Task to carry out: Whenever the string "long" turns up in a line of the data below, copy that line.

[Saved data entries]
====================
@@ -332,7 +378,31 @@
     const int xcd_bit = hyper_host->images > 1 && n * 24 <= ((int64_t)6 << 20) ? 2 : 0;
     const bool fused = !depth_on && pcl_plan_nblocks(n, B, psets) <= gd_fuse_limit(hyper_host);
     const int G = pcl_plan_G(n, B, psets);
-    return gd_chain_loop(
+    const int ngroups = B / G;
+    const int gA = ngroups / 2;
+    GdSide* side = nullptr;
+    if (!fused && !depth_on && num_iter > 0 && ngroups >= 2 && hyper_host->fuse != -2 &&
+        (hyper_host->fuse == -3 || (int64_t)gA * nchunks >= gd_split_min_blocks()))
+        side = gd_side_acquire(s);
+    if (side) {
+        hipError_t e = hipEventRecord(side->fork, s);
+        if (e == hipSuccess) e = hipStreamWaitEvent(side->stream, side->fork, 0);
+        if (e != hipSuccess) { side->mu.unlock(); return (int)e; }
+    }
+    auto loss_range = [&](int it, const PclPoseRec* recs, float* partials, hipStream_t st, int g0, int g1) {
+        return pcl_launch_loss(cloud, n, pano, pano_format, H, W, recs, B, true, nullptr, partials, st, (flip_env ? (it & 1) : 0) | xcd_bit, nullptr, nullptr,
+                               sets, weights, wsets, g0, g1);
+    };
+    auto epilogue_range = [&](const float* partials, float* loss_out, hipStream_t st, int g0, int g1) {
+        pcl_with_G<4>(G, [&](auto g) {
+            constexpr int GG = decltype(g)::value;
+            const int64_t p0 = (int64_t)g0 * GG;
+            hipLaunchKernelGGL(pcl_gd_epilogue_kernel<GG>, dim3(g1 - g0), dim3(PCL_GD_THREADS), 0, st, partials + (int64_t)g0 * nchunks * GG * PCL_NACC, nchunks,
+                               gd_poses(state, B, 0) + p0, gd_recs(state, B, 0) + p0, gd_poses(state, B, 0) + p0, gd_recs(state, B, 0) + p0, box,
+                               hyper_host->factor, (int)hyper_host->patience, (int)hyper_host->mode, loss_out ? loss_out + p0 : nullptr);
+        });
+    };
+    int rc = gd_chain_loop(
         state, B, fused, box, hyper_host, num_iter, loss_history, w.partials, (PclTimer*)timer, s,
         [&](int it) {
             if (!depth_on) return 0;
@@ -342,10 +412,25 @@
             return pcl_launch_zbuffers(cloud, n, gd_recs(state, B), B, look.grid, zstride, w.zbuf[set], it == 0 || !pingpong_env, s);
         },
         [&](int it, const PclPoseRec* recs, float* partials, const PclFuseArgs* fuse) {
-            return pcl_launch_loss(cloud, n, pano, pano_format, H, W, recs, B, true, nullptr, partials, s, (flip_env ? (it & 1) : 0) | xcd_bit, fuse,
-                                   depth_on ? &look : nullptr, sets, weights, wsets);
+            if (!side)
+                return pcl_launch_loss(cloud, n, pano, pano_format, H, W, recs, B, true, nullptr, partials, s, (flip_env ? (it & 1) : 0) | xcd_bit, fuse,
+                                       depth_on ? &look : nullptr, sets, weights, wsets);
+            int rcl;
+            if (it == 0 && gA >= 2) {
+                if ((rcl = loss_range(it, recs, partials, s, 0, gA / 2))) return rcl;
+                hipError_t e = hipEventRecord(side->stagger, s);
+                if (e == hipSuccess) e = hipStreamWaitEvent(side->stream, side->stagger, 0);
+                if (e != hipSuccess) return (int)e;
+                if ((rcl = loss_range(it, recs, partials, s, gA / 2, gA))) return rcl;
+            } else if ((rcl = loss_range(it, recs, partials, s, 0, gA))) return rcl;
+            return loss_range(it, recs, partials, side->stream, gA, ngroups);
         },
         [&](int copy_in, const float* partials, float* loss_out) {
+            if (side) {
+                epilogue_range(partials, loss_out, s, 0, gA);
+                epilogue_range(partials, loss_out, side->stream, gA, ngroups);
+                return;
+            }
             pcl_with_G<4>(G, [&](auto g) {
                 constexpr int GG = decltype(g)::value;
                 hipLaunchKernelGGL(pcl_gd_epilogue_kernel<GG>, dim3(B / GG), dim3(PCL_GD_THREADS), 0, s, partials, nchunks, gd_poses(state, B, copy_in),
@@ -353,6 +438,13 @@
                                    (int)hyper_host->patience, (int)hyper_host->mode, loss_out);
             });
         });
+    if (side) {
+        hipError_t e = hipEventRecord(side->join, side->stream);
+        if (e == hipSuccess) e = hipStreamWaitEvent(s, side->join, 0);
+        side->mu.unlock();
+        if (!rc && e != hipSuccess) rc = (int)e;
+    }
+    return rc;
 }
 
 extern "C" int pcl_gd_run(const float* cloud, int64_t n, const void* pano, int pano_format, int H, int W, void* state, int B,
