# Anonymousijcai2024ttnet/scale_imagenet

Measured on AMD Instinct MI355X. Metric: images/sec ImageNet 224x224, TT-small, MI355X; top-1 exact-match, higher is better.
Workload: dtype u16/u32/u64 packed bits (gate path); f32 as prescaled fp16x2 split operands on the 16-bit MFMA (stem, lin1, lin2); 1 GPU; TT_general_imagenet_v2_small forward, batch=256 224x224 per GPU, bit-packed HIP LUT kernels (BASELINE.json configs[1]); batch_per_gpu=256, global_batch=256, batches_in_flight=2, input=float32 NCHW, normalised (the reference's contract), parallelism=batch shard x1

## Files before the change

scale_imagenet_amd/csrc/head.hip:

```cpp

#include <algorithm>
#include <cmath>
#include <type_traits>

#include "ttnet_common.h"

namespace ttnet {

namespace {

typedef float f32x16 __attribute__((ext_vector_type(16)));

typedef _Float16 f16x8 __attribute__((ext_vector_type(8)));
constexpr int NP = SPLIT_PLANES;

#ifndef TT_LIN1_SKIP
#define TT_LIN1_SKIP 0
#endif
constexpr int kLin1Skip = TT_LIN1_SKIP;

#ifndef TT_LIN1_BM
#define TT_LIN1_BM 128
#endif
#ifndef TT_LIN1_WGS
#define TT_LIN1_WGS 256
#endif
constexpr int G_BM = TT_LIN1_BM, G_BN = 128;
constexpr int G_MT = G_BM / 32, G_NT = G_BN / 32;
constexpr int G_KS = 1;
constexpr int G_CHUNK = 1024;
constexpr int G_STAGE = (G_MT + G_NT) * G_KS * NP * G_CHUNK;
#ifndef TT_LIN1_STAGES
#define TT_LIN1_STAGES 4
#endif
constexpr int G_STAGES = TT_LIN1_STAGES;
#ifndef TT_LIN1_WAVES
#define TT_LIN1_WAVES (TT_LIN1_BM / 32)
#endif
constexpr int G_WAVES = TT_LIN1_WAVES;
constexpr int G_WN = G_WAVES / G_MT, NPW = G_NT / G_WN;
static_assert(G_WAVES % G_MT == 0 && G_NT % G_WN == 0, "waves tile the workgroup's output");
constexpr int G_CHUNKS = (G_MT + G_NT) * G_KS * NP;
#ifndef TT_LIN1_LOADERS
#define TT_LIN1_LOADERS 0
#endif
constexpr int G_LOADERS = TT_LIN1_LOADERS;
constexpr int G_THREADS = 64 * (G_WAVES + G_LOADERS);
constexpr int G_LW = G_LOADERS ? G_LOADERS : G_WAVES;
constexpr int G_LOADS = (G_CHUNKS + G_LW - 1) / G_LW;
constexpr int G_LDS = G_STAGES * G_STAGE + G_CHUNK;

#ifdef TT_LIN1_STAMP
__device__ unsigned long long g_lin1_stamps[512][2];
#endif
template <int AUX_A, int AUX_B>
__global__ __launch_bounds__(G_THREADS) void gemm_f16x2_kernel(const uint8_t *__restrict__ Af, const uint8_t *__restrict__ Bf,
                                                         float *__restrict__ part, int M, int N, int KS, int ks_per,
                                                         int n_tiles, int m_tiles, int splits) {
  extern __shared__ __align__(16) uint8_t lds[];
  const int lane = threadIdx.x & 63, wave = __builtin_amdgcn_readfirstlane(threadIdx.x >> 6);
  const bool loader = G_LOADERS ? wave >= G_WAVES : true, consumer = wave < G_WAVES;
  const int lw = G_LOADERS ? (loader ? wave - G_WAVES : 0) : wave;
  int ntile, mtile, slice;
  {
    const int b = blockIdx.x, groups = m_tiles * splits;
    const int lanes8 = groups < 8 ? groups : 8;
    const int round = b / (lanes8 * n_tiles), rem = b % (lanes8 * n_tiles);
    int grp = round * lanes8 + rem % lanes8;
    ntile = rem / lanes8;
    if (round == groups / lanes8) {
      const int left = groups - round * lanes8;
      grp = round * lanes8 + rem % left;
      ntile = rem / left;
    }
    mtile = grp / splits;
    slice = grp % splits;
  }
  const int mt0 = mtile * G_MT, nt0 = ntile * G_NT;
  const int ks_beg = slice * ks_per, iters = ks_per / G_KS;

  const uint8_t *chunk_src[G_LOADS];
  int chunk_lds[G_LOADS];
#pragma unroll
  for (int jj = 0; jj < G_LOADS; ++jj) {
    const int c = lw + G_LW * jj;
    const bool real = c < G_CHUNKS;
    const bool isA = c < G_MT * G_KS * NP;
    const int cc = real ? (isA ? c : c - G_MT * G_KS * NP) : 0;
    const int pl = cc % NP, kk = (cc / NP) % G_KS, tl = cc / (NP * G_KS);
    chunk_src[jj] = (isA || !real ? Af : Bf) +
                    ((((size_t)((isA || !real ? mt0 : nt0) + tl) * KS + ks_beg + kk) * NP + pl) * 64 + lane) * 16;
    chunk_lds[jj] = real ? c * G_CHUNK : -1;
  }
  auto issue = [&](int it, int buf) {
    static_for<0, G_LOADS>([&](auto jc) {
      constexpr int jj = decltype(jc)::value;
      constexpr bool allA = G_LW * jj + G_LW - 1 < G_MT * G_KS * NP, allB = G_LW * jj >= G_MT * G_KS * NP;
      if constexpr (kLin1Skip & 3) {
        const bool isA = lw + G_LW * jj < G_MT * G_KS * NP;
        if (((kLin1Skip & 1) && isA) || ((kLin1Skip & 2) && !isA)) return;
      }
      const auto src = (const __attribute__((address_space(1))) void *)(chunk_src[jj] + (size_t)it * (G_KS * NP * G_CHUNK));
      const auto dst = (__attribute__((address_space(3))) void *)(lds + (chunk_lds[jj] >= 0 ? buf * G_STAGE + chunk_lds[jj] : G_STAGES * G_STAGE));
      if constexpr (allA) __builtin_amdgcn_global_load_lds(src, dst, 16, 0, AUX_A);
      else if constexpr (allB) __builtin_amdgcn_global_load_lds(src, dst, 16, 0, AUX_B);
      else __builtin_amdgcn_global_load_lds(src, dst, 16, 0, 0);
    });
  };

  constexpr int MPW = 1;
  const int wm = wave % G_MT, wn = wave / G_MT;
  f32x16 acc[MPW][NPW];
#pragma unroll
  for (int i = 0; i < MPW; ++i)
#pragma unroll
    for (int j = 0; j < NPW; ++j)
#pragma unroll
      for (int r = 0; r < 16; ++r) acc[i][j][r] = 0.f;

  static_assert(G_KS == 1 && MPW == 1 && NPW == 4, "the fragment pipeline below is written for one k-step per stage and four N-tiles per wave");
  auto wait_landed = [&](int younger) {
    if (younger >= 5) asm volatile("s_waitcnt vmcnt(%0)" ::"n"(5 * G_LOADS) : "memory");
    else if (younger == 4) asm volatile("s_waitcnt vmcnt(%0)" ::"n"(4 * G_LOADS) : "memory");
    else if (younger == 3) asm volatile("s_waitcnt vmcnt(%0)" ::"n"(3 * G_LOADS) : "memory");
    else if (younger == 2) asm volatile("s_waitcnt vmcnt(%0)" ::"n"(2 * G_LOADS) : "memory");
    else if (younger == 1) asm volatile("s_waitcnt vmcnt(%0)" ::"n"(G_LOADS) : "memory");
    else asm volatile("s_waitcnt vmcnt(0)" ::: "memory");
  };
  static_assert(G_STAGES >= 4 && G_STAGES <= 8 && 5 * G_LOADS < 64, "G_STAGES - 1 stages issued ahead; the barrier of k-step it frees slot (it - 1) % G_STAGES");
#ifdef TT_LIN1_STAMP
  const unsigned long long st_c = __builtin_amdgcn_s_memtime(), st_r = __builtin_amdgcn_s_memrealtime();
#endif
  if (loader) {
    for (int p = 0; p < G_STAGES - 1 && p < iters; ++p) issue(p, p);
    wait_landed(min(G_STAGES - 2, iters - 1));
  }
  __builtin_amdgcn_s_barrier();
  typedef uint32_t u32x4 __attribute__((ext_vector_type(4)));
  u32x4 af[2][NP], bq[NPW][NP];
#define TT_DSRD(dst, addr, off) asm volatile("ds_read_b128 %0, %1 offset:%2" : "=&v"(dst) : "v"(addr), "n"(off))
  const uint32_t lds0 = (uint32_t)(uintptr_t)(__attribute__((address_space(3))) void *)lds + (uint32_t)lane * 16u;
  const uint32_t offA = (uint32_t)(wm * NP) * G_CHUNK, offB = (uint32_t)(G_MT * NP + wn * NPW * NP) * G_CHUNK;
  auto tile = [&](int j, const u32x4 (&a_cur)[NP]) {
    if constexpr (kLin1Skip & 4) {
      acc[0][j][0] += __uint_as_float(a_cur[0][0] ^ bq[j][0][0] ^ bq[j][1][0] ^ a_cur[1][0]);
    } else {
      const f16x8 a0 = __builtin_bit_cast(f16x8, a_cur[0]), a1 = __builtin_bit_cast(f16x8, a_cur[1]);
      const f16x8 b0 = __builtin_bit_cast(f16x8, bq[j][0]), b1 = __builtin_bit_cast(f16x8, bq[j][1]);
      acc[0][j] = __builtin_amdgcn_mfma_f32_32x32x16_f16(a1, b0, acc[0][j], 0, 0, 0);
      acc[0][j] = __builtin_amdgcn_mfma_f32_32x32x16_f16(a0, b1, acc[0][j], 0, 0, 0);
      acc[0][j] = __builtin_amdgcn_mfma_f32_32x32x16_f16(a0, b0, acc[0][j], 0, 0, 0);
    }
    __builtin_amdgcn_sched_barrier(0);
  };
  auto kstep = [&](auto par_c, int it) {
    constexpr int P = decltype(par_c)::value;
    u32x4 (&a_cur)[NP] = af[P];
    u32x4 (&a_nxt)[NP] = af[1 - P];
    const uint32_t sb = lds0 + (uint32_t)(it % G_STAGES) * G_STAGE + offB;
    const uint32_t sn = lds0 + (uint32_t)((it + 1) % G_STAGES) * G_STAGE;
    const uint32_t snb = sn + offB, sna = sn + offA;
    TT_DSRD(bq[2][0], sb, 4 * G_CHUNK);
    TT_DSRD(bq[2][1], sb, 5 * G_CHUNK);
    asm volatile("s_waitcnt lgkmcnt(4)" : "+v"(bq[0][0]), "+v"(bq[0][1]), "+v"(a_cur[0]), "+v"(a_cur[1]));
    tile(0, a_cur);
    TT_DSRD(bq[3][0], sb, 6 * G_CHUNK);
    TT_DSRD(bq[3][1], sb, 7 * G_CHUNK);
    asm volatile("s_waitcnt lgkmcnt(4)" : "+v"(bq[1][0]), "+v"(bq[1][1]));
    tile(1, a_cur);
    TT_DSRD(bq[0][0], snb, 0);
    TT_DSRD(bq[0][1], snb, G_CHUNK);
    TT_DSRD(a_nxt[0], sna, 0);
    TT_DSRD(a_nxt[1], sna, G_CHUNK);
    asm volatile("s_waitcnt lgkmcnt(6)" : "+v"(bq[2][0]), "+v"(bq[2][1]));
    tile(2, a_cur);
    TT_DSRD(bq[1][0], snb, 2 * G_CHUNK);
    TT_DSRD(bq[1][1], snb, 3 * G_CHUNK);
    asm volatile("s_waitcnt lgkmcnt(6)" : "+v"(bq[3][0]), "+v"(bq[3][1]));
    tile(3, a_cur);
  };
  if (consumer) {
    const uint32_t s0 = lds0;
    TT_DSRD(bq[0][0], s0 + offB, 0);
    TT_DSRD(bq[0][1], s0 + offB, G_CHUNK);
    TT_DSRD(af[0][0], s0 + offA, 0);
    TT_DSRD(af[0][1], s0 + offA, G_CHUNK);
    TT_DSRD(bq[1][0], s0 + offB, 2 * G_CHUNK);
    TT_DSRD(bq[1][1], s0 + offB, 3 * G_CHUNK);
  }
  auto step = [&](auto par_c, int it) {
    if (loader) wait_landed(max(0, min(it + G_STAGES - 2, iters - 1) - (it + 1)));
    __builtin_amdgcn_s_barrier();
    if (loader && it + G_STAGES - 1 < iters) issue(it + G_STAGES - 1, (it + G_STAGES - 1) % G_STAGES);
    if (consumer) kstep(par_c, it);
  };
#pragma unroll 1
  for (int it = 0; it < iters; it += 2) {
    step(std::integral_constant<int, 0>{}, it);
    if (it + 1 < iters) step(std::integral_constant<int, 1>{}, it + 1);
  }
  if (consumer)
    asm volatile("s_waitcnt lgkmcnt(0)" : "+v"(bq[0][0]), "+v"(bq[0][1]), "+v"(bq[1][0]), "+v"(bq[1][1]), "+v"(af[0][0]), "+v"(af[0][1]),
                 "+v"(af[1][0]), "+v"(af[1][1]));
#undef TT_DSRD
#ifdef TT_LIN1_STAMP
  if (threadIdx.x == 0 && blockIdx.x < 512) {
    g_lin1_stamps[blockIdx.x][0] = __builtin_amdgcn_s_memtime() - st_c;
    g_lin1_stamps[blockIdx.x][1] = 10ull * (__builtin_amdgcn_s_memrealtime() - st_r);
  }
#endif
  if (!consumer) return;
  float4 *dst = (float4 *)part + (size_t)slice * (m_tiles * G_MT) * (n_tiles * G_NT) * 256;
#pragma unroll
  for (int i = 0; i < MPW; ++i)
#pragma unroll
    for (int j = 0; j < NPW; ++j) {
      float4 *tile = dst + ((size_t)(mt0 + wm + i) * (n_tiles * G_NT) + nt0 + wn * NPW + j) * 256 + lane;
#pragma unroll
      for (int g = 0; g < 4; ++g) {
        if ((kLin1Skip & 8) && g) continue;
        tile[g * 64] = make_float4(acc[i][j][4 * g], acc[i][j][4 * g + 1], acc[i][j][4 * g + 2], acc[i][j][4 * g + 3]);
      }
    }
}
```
====================
Answer box:
__device__ unsigned long long g_lin1_stamps[512][2];
  const unsigned long long st_c = __builtin_amdgcn_s_memtime(), st_r = __builtin_amdgcn_s_memrealtime();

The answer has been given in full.